- Rs. 1 commemorative stamp issued on 11 June 1977
- Born: Mohamed Cassim Siddi Lebbe 12 June 1838 Kandy, British Ceylon
- Died: 5 February 1898 (aged 59) Kandy, British Ceylon
- Known for: Sri Lankan independence movement
- Parent: Muhammed Lebbe
- Awards: National Hero

= M. C. Siddi Lebbe =

Sri Lankan educator (1838–1898)

Muhammad Cassim Siddi Lebbe (11 June 1838 – 5 February 1898), also known as Mukammatu Kacim Cittilevvai, was a Ceylonese lawyer, educationist, scholar, philosopher, seer, writer, publisher, social reformer, and Muslim community leader.

==Genealogy==
The Lebbe family claimed ancestry from Arabs who settled on the western coast of Ceylon and later penetrated the Kandyan District, where his father was born. His father, Muhammad Lebbe Siddi Lebbe, was one of the first Ceylonese proctors and was also the Head Moorman in 1833.

==Early life==
Lebbe was born in Kandy as the third of five siblings. Education was important to his upbringing and he became well-versed in Arabic, Tamil and English. Lebbe found himself a lawyer at 24 and practiced in settings ranging from local municipal courthouses to the Supreme Court to which he was appointed in 1864. Siddi Lebbe had an older brother named Muhammad Lebbe, an Arabic-educated Alim, under whom he learnt to read the Qur'an and study Tamil and English. He was later admitted to the 'General Schooling' and was educated in English.

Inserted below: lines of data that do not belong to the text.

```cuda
std::string TcConvPlan::describe() const {
  char buf[128];
  snprintf(buf, sizeof(buf), " [tc%s k%d v%d nt%d grid %dx%d smem %d stages %d%s]", eb == 4 ? "-tf32" : "", kind / 10, kind % 10, nt, grid_x,
           grid_y, smem_bytes, stages, kmask != 0xFFFFFFFFu ? " pixel-pairs" : "");
  return buf;
}

static bool tc_s2_supported(const ConvParams& p) {
  if ((p.in_dtype != B200ROMP_BF16 && p.in_dtype != B200ROMP_F32) || p.input_norm || p.out_nchw || p.pow_channel >= 0) return false;
  const int eb = p.in_dtype == B200ROMP_F32 ? 4 : 2;
  if (eb == 4 && (p.out_dtype != B200ROMP_F32 || (p.res != nullptr && p.res_dtype != B200ROMP_F32))) return false;
  if (p.cin != 32 && p.cin != 64 && p.cin != 128 && p.cin != 256) return false;
  if (eb == 4 && p.cin == 256) return false;
  if (p.in_C % 8 != 0 || p.in_c_off % 8 != 0) return false;
  if (p.cout % 32 != 0 || p.Hin % 2 != 0 || p.Win % 2 != 0) return false;
  if (p.Hout % 16 != 0 || p.Wout % 8 != 0 || p.Hout * 2 != p.Hin || p.Wout * 2 != p.Win) return false;
  if (p.out_C % 8 != 0 || p.out_c_off % 8 != 0) return false;
  if (p.res != nullptr && (p.res_C % 8 != 0 || p.res_c_off % 8 != 0)) return false;
  if ((reinterpret_cast<uintptr_t>(p.in) & 15) != 0) return false;
  return true;
}

static bool tc_shape_supported(const ConvParams& p, int ksize, int stride) {
  if (stride == 2 && ksize == 3) return tc_s2_supported(p);
  if (stride != 1 || (ksize != 1 && ksize != 3)) return false;
  if ((p.in_dtype != B200ROMP_BF16 && p.in_dtype != B200ROMP_F32) || p.input_norm) return false;
  if (p.in_dtype == B200ROMP_F32 && (p.out_dtype != B200ROMP_F32 || (p.res != nullptr && p.res_dtype != B200ROMP_F32))) return false;
  if (p.cin != 32 && p.cin != 64 && p.cin != 128 && p.cin != 256) return false;
  if (p.Hout % 16 != 0 || p.Wout % 8 != 0) return false;
  if (p.in_C % 8 != 0 || p.in_c_off % 8 != 0) return false;
  if (p.out_nchw) {
    if (p.out_dtype != B200ROMP_F32 || p.up != 1 || p.res != nullptr) return false;
    return (reinterpret_cast<uintptr_t>(p.in) & 15) == 0;
  }
  if (p.pow_channel >= 0 || p.cout % 32 != 0) return false;
  if (p.out_C % 8 != 0 || p.out_c_off % 8 != 0) return false;
  if (p.res != nullptr && (p.res_C % 8 != 0 || p.res_c_off % 8 != 0)) return false;
  if ((reinterpret_cast<uintptr_t>(p.in) & 15) != 0) return false;
  return true;
}

static int tc_rowb(int ksize, int stride, int cin, int eb) { return stride == 2 ? s2_row_bytes(cin, eb) : tc_row_bytes(ksize, cin, eb); }

static bool tc_tile(const ConvParams& p, int ksize, int stride, TcConvPlan* plan) {
  const int eb = p.in_dtype == B200ROMP_F32 ? 4 : 2;
  const int rowb = tc_rowb(ksize, stride, p.cin, eb), kch = p.cin / (rowb / eb);
  const int budget = 227 * 1024 - 1024  - 1024 ;
  auto bbytes = [&](int n) { return ksize * ksize * kch * n * rowb; };
  int nt = (p.cout % 64 == 0) ? 64 : 32;
  int stage_bytes, stages;
  if (stride == 2) {
    auto sub_bytes = [&](int i) { return ((i < 2 ? 17 : 16) * ((i & 1) ? 8 : 9) * rowb + 1023) / 1024 * 1024; };
    stage_bytes = sub_bytes(0) + sub_bytes(1) + sub_bytes(2) + sub_bytes(3);
    if (nt == 64 && bbytes(64) + 2 * stage_bytes > budget && bbytes(32) + 2 * stage_bytes <= budget) nt = 32;
    if (nt == 64 && bbytes(64) + stage_bytes > budget) nt = 32;
    if (bbytes(nt) + stage_bytes > budget) return false;
    stages = std::min(4, (budget - bbytes(nt)) / stage_bytes);
  } else {
    const int hh = 16 + 2 * (ksize / 2), hw = 8 + 2 * (ksize / 2);
    stage_bytes = (hh * hw * rowb + 1023) / 1024 * 1024;
    if (bbytes(nt) + 3 * stage_bytes > budget && nt == 64) nt = 32;
    if (bbytes(nt) + 2 * stage_bytes > budget && nt == 32) nt = 16;
    if (bbytes(nt) + 2 * stage_bytes > budget) return false;
    stages = std::min((budget - bbytes(nt)) / stage_bytes, 8);
  }
  plan->kind = stride == 2 ? 32 : ksize * 10;
  plan->eb = eb;
  plan->cin = p.cin; plan->cout = p.cout; plan->nt = nt;
  plan->stages = stages;
  plan->smem_bytes = bbytes(nt) + stages * stage_bytes + 1024 + 1024;
  return true;
}

// ... 74 lines not shown
```

romp_b200/csrc/tc_device.cuh:

```cuda
#pragma once
#include <cuda.h>

#include <vector>

#include "conv_tc.cuh"

namespace b200romp {
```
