+        for (int i = 0; i < NV; ++i)
+#pragma unroll
+            for (int q = 0; q < 3; ++q)
+                *reinterpret_cast<ln_i32x2*>(chunk + (int64_t)i * 16 * (3 * IMG_PLANE_B) + q * IMG_PLANE_B) = (ln_i32x2){0, 0};
+    }
+    float (*sh)[256 * NV] = reinterpret_cast<float (*)[256 * NV]>(smem);
+    float* pg = part + (int64_t)blockIdx.x * 3 * C;
+#pragma unroll
+    for (int v = 0; v < 3; ++v) {
+        __syncthreads();
+#pragma unroll
+        for (int i = 0; i < NV; ++i) *reinterpret_cast<f32x4*>(&sh[wv][(i * 64 + lane) * 4]) = v == 0 ? dg[i] : v == 1 ? db[i] : dc[i];
+        __syncthreads();
+        for (int c = threadIdx.x; c < C; c += 256) pg[v * C + c] = (sh[0][c] + sh[1][c]) + (sh[2][c] + sh[3][c]);
+    }
+}
+
+extern "C" size_t acr_layernorm_bwd_image_ws_floats(int32_t M, int32_t C) { return (size_t)ln_grid(M) * 3 * (size_t)C; }
+
+extern "C" int acr_layernorm_bwd_image_f32(const float* dy, const float* x, const float* gamma, const float* stats, const float* dskip,
+                                           float* dx, float* image, float* colsum, float* ws, float* dgamma, float* dbeta, int32_t M,
+                                           int32_t C, void* stream) {
+    ACR_CHECK_ARG(dy && x && gamma && stats && dx && image && colsum && ws && dgamma && dbeta, "acr_layernorm_bwd_image_f32: null pointer");
+    ACR_CHECK_ARG(ln_al16(dy) && ln_al16(x) && ln_al16(gamma) && ln_al16(dskip) && ln_al16(dx) && ln_al16(image),
+                  "acr_layernorm_bwd_image_f32: dy / x / gamma / dskip / dx / image must be 16-byte aligned (vector loads and stores)");
+    int rc = ln_check("acr_layernorm_bwd_image_f32", M, C);
+    if (rc) return rc;
+    const dim3 grid(ln_grid(M));
+    hipStream_t st = (hipStream_t)stream;
+    char* img = reinterpret_cast<char*>(image);
+#define LNBI(NV) case NV: hipLaunchKernelGGL((ln_bwd_image_kernel<NV>), grid, dim3(256), 0, st, dy, x, gamma, stats, dskip, dx, img, ws, M, C); break;
+    switch (C / 256) { LNBI(1) LNBI(2) LNBI(3) default: LNBI(4) }
+#undef LNBI
+    hipLaunchKernelGGL((ln_param_reduce_kernel<float, 3>), dim3(3 * C / 32), dim3(256), 0, st, (const float*)ws, ln_grid(M), C, dgamma, dbeta, colsum);
+    return acr_check_launch("acr_layernorm_bwd_image_f32");
+}
diff --git a/acr_wsss_amd/ops.py b/acr_wsss_amd/ops.py
--- a/acr_wsss_amd/ops.py
+++ b/acr_wsss_amd/ops.py
@@ -607,6 +607,46 @@
     return torch.empty(L.load().acr_x3_image_floats(rows, cols), dtype=torch.float32, device=device)
 
 
+DY_IMAGES = True
+DY_IMAGES_TAKEN = 0
+_DY_PARKED = []
+_DY_CLEANUP = [False]
+
+
+def _dy_images_clear():
+    del _DY_PARKED[:]
+    _DY_CLEANUP[0] = False
+
+
+def _park_dy_image(dx, img, colsum):
+    _DY_PARKED.append((dx, dx._version, img, colsum))
+    del _DY_PARKED[:-2]
+    if not _DY_CLEANUP[0]:
+        _DY_CLEANUP[0] = True
+        torch.autograd.Variable._execution_engine.queue_callback(_dy_images_clear)
+
+
+def _take_dy_image(dy2):
+    global DY_IMAGES_TAKEN
+    for i, (dx, ver, img, colsum) in enumerate(_DY_PARKED):
+        if (dy2.untyped_storage().data_ptr() == dx.untyped_storage().data_ptr() and dy2.storage_offset() == dx.storage_offset()
+                and dy2.shape == dx.shape and dy2.stride() == dx.stride() and dy2.dtype == dx.dtype and dy2._version == ver):
+            del _DY_PARKED[i]
+            DY_IMAGES_TAKEN += 1
+            return img, colsum
+    return None
+
+
+def _dy_image_or_pass(dy2, want_colsum):
+    got = _take_dy_image(dy2)
+    if got is not None:
+        return dy2, got[0], (got[1] if want_colsum else None)
+    if not _f32_ok(dy2):
+        dy2 = dy2.clone()
+    colsum = torch.empty(dy2.shape[1], dtype=torch.float32, device=dy2.device) if want_colsum else None
+    return dy2, x3_image(dy2, colsum=colsum), colsum
+
+
 def _f32_ok(*ts):
     return all(t is None or (t.dtype == torch.float32 and t.is_cuda and t.stride(-1) == 1 and (t.dim() == 1 or t.stride(0) % 4 == 0)
                              and t.data_ptr() % 16 == 0) for t in ts)
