template <bool FIXED>
__global__ void __launch_bounds__(kRowThreads) bin_rect_kernel(const BinArgs a)
{
    extern __shared__ int32_t s_hist[];
    __shared__ uint32_t s_q[kAQueue];
    __shared__ uint32_t s_row[kAPark][kParkWords];
    __shared__ int32_t s_tpg[2 * kRowThreads];
    __shared__ int32_t s_qn, s_qlim, s_mn, s_units, s_anybig;
    const BinGeom &g = a.g;
    const BinShape<FIXED> sh(g);
    for (uint32_t i = threadIdx.x; i < g.n_bins; i += kRowThreads) s_hist[i] = 0;
    if (threadIdx.x == 0) {
        s_units = 0; s_mn = 0; s_qn = 0; s_qlim = kAQueue; s_anybig = 0;
        if (blockIdx.x == 0) { a.b.hdr->overflow = 0; a.b.hdr->big_count = 0; a.b.hdr->b_done = 0; }
    }
    int64_t lo, hi;
    uint32_t img;
    bn_chunk_rows(g, blockIdx.x, lo, hi, img);
    const bool has_conic = (a.conics != nullptr) && (a.opacities != nullptr);
    const uint8_t *tmask = a.tile_mask ? a.tile_mask + (size_t)img * g.n_tiles : nullptr;
    const uint32_t W = sh.kx * sh.bw, Hh = sh.ky * sh.bh;
    uint64_t col = 0;
    for (uint32_t y = 0; y < Hh; ++y) col |= 1ull << (y * W);
    uint4 *unit_rec    = a.b.unit_rec + (size_t)blockIdx.x * kUnitCap;
    uint32_t *unit_row = a.b.unit_row + (size_t)blockIdx.x * kUnitCap;
    constexpr int kU = 2;
    for (int64_t base = lo; base < hi; base += kRowThreads * kU) {
        BnRow q[kU];
        uint32_t dbits[kU];
#pragma unroll
        for (int u = 0; u < kU; ++u) {
            const int64_t r = base + u * kRowThreads + threadIdx.x;
            q[u].rx = q[u].ry = 0.0f;
            dbits[u] = 0u;
            if (r < hi) {
                q[u]     = bn_load_row(a, r, has_conic);
                dbits[u] = __float_as_uint(a.depths[r]);
            }
        }
        if (base != lo) {
            __syncthreads();
            if (threadIdx.x == 0) { s_mn = 0; s_qn = 0; s_qlim = kAQueue; s_anybig = 0; }
        }
        __syncthreads();
        uint32_t units[kU], done[kU];
        int32_t ms[kU];
        bool left = false;
#pragma unroll
        for (int u = 0; u < kU; ++u) {
            const int64_t r = base + u * kRowThreads + threadIdx.x;
            units[u] = done[u] = 0u;
            ms[u]    = -1;
            if (r >= hi) continue;
            uint4 rec        = make_uint4(0u, 0u, kRecNone << 16, dbits[u]);
            const WalkPrep p = bn_prepare(q[u], has_conic, g);
            bool now         = true;
            if (p.any) {
                const uint32_t bx0 = (uint32_t)p.x0 / sh.bw, bx1 = ((uint32_t)p.x1 + sh.bw - 1) / sh.bw;
                const uint32_t by0 = (uint32_t)p.y0 / sh.bh, by1 = ((uint32_t)p.y1 + sh.bh - 1) / sh.bh;
                const uint32_t w = bx1 - bx0, h = by1 - by0;
                const bool one   = w <= sh.kx && h <= sh.ky;
                const int slabs  = p.ellipse ? min(p.x1 - p.x0, p.y1 - p.y0) : 1;
                if (one && slabs <= (int)(((a.dbg >> 16) & 15u) ? ((a.dbg >> 16) & 15u) : (uint32_t)kInlineSlabs) && !(a.dbg & 16u)) {
                    const int cx0 = (int)(bx0 * sh.bw), cy0 = (int)(by0 * sh.bh);
                    rec = make_record(block_mask(p, g.tile_size, g.tile_w, cx0, cy0, cx0 + (int)W, cy0 + (int)Hh, W, col, tmask), bx0, by0, dbits[u], g, sh, s_hist);
                } else if (!(a.dbg & 64u)) {
                    units[u] = one ? 1u : ((w + sh.kx - 1) / sh.kx) * ((h + sh.ky - 1) / sh.ky);
                    const int32_t m = atomicAdd(&s_mn, 1);
                    if (m < kAPark) {
                        ms[u] = m;
                        park_walk(s_row[m], p, (uint32_t)(u * kRowThreads) + threadIdx.x, one,
                                  bx0 | (by0 << 8) | ((w - 1u) << 16) | ((h - 1u) << 24), dbits[u]);
                        const int32_t take = (int32_t)min(units[u], (uint32_t)kATake);
                        const int32_t qpos = atomicAdd(&s_qn, take);
                        if (qpos + take > kAQueue) atomicMin(&s_qlim, qpos);
                        else {
                            for (int32_t k = 0; k < take; ++k) s_q[qpos + k] = (uint32_t)m | ((uint32_t)k << 9);
                            done[u] = (uint32_t)take;
                        }
                    }
                    left |= done[u] != units[u];
                    if (one) now = false;
                    else {
                        rec.z = kRecBig << 16;
                        s_tpg[u * kRowThreads + threadIdx.x] = 0;
                        s_anybig = 1;
                    }
                }
            }
            if (now && !(a.dbg & 32u)) {
                a.b.row_rec[r] = rec;
                if (a.tiles_per_gauss && ((rec.z >> 16) & 3u) != kRecBig) a.tiles_per_gauss[r] = __popc(rec.x) + __popc(rec.y);
            }
        }
        for (bool more = __syncthreads_or(left);;) {
            const int32_t n_q = (a.dbg & 256u) ? 0 : min(s_qn, s_qlim);
            for (int32_t k = (int32_t)threadIdx.x; k < n_q; k += kRowThreads) {
                const uint32_t pr  = s_q[k];
                const uint32_t *rw = s_row[pr & 511u];
                const WalkPrep p   = parked_walk(rw);
                const int slot     = (int)(rw[2] & 0xFFFFu);
                const bool one     = (rw[2] >> 18) & 1u;
                const uint32_t o = rw[3], bx0 = o & 255u, by0 = (o >> 8) & 255u, w = ((o >> 16) & 255u) + 1u;
                const uint32_t wb = (w + sh.kx - 1) / sh.kx, idx = pr >> 9;
                const uint32_t bbx = bx0 + (idx % wb) * sh.kx, bby = by0 + (idx / wb) * sh.ky;
                const int cx0 = (int)(bbx * sh.bw), cy0 = (int)(bby * sh.bh);
                const uint64_t M = (a.dbg & 512u) ? 1ull : block_mask(p, g.tile_size, g.tile_w, cx0, cy0, cx0 + (int)W, cy0 + (int)Hh, W, col, tmask);
                const int64_t r  = base + slot;
                if (one) {
                    a.b.row_rec[r] = make_record(M, bbx, bby, rw[4], g, sh, s_hist);
                    if (a.tiles_per_gauss) a.tiles_per_gauss[r] = __popcll(M);
                } else if (M) {
                    const uint32_t at = (uint32_t)atomicAdd(&s_units, 1);
                    const uint4 rec   = make_record(M, bbx, bby, rw[4], g, sh, s_hist);
                    if (at < kUnitCap) {
                        unit_rec[at] = rec;
                        unit_row[at] = (uint32_t)r;
                    }
                    atomicAdd(&s_tpg[slot], __popcll(M));
                }
            }
            if (!more) break;
            __syncthreads();
            if (threadIdx.x == 0) { s_mn = 0; s_qn = 0; s_qlim = kAQueue; }
            __syncthreads();
            left = false;
#pragma unroll
            for (int u = 0; u < kU; ++u) {
                if (units[u] == done[u]) continue;
                const int32_t m = atomicAdd(&s_mn, 1);
                if (m < kAPark) {
                    const int64_t r  = base + u * kRowThreads + threadIdx.x;
                    const WalkPrep p = bn_prepare(bn_load_row(a, r, has_conic), has_conic, g);
                    const uint32_t bx0 = (uint32_t)p.x0 / sh.bw, bx1 = ((uint32_t)p.x1 + sh.bw - 1) / sh.bw;
                    const uint32_t by0 = (uint32_t)p.y0 / sh.bh, by1 = ((uint32_t)p.y1 + sh.bh - 1) / sh.bh;
                    park_walk(s_row[m], p, (uint32_t)(u * kRowThreads) + threadIdx.x, units[u] == 1u,
                              bx0 | (by0 << 8) | ((bx1 - bx0 - 1u) << 16) | ((by1 - by0 - 1u) << 24), dbits[u]);
                    const int32_t take = (int32_t)min(units[u] - done[u], (uint32_t)kATake);
                    const int32_t qpos = atomicAdd(&s_qn, take);
                    if (qpos + take > kAQueue) atomicMin(&s_qlim, qpos);
                    else {
                        for (int32_t k = 0; k < take; ++k) s_q[qpos + k] = (uint32_t)m | ((done[u] + (uint32_t)k) << 9);
                        done[u] += (uint32_t)take;
                    }
                }
                left |= done[u] != units[u];
            }
            more = __syncthreads_or(left);
        }
        if (s_anybig) {
            __syncthreads();
            if (a.tiles_per_gauss) {
#pragma unroll
                for (int u = 0; u < kU; ++u) {
                    const int64_t r = base + u * kRowThreads + threadIdx.x;
                    if (r < hi && units[u] > 1u) a.tiles_per_gauss[r] = s_tpg[u * kRowThreads + threadIdx.x];
                }
            }
        }
    }
    __syncthreads();
    int32_t *out = a.b.table + (int64_t)blockIdx.x * g.n_bins;
    for (uint32_t i = threadIdx.x; i < g.n_bins; i += kRowThreads) out[i] = s_hist[i];
    if (threadIdx.x == 0) a.b.unit_count[blockIdx.x] = s_units;
}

==Establishments and services==
- In 1884, he established the first Anglo-Mohammedan school in Colombo with the assistance of Orabi Pasha and Wapichie Marikkar.
- In 1882, he introduced a madrasa called 'Madrasatul Zahira' in Maradana, Colombo. Later in 1892 the 'Madrasatul Zahira' became a school under the name of Zahira College.
- Established schools in Kandy, Gampola, Polgahawela and Kurunegala.
- Founded a Girls' school in Kandy.
- Published the first Muslim journal Muslim Nesan in Tamil language on 12 December 1882.
- Printed school textbooks and distributed them for free to students.
- Established Siddhi Lebbe Maha Vidyalaya, Kandy

His extensive efforts to educate the Muslim community led to the establishment of Zahira College, which gained the support of the community's elite due to the generosity of Wapchi Marikar. He also founded several Tamil and Arabic schools across the Central Province, some of which he personally managed and financed. In Kandy, he established a Girls' School where his sister served as the head teacher. Proficient in Arabic, he studied many significant works of Islamic scholars and possessed religious knowledge that surpassed that of the local Ulema of his time. The educational movement in Colombo, which he initiated with Wapchi Marikar, necessitated his presence in the city, although he occasionally visited his hometown in Kandy.

==Journals and works==
- Muslim Nesan - "The Muslim Friend" in English and Tamil, aimed at educating the Muslim community.
- Torch of Wishdom - A monthly journal aimed at teaching Muslims Islam and advocated Muslims learn Arabic.
- Gjana Theepan (1892)
- Assan Beyudaya Kadhai (Note: அஸன்பேயுடைய கதை, ISO) (1885) - "The Story of Hassan Bey" was the second novel written in Tamil, and the first Tamil novel written in Ceylon. It chronicles an Egyptian protagonist who is kidnapped as a child, and raised in India. The child receives an English education, later returning to Egypt, reuniting with his family.
- Hidayathul Cassimiya
- Tuhuwathul Nahwa - "Key to Grammar"
- Shurut As Salat - "Observance of Prayer"
- Arabic Study Book Part I & II
- Tamil Primer
- History of the Turkish and Greek War
- History of the Moors of Ceylon
He used the medium of newspaper articles, books, and speeches to induce the Muslim community to make an attempt to uplift themselves from the backward condition they were in. Though numerous were his friends and admirers he did have his share of opponents too, who were not convinced of his understanding of the interpretation and philosophical understanding of Islam.

==Legacy==
Lebbe was made a National Hero by the Central Government for his life and work. A Rs. 1 stamp was issued on June 11, 1977, to commemorate him.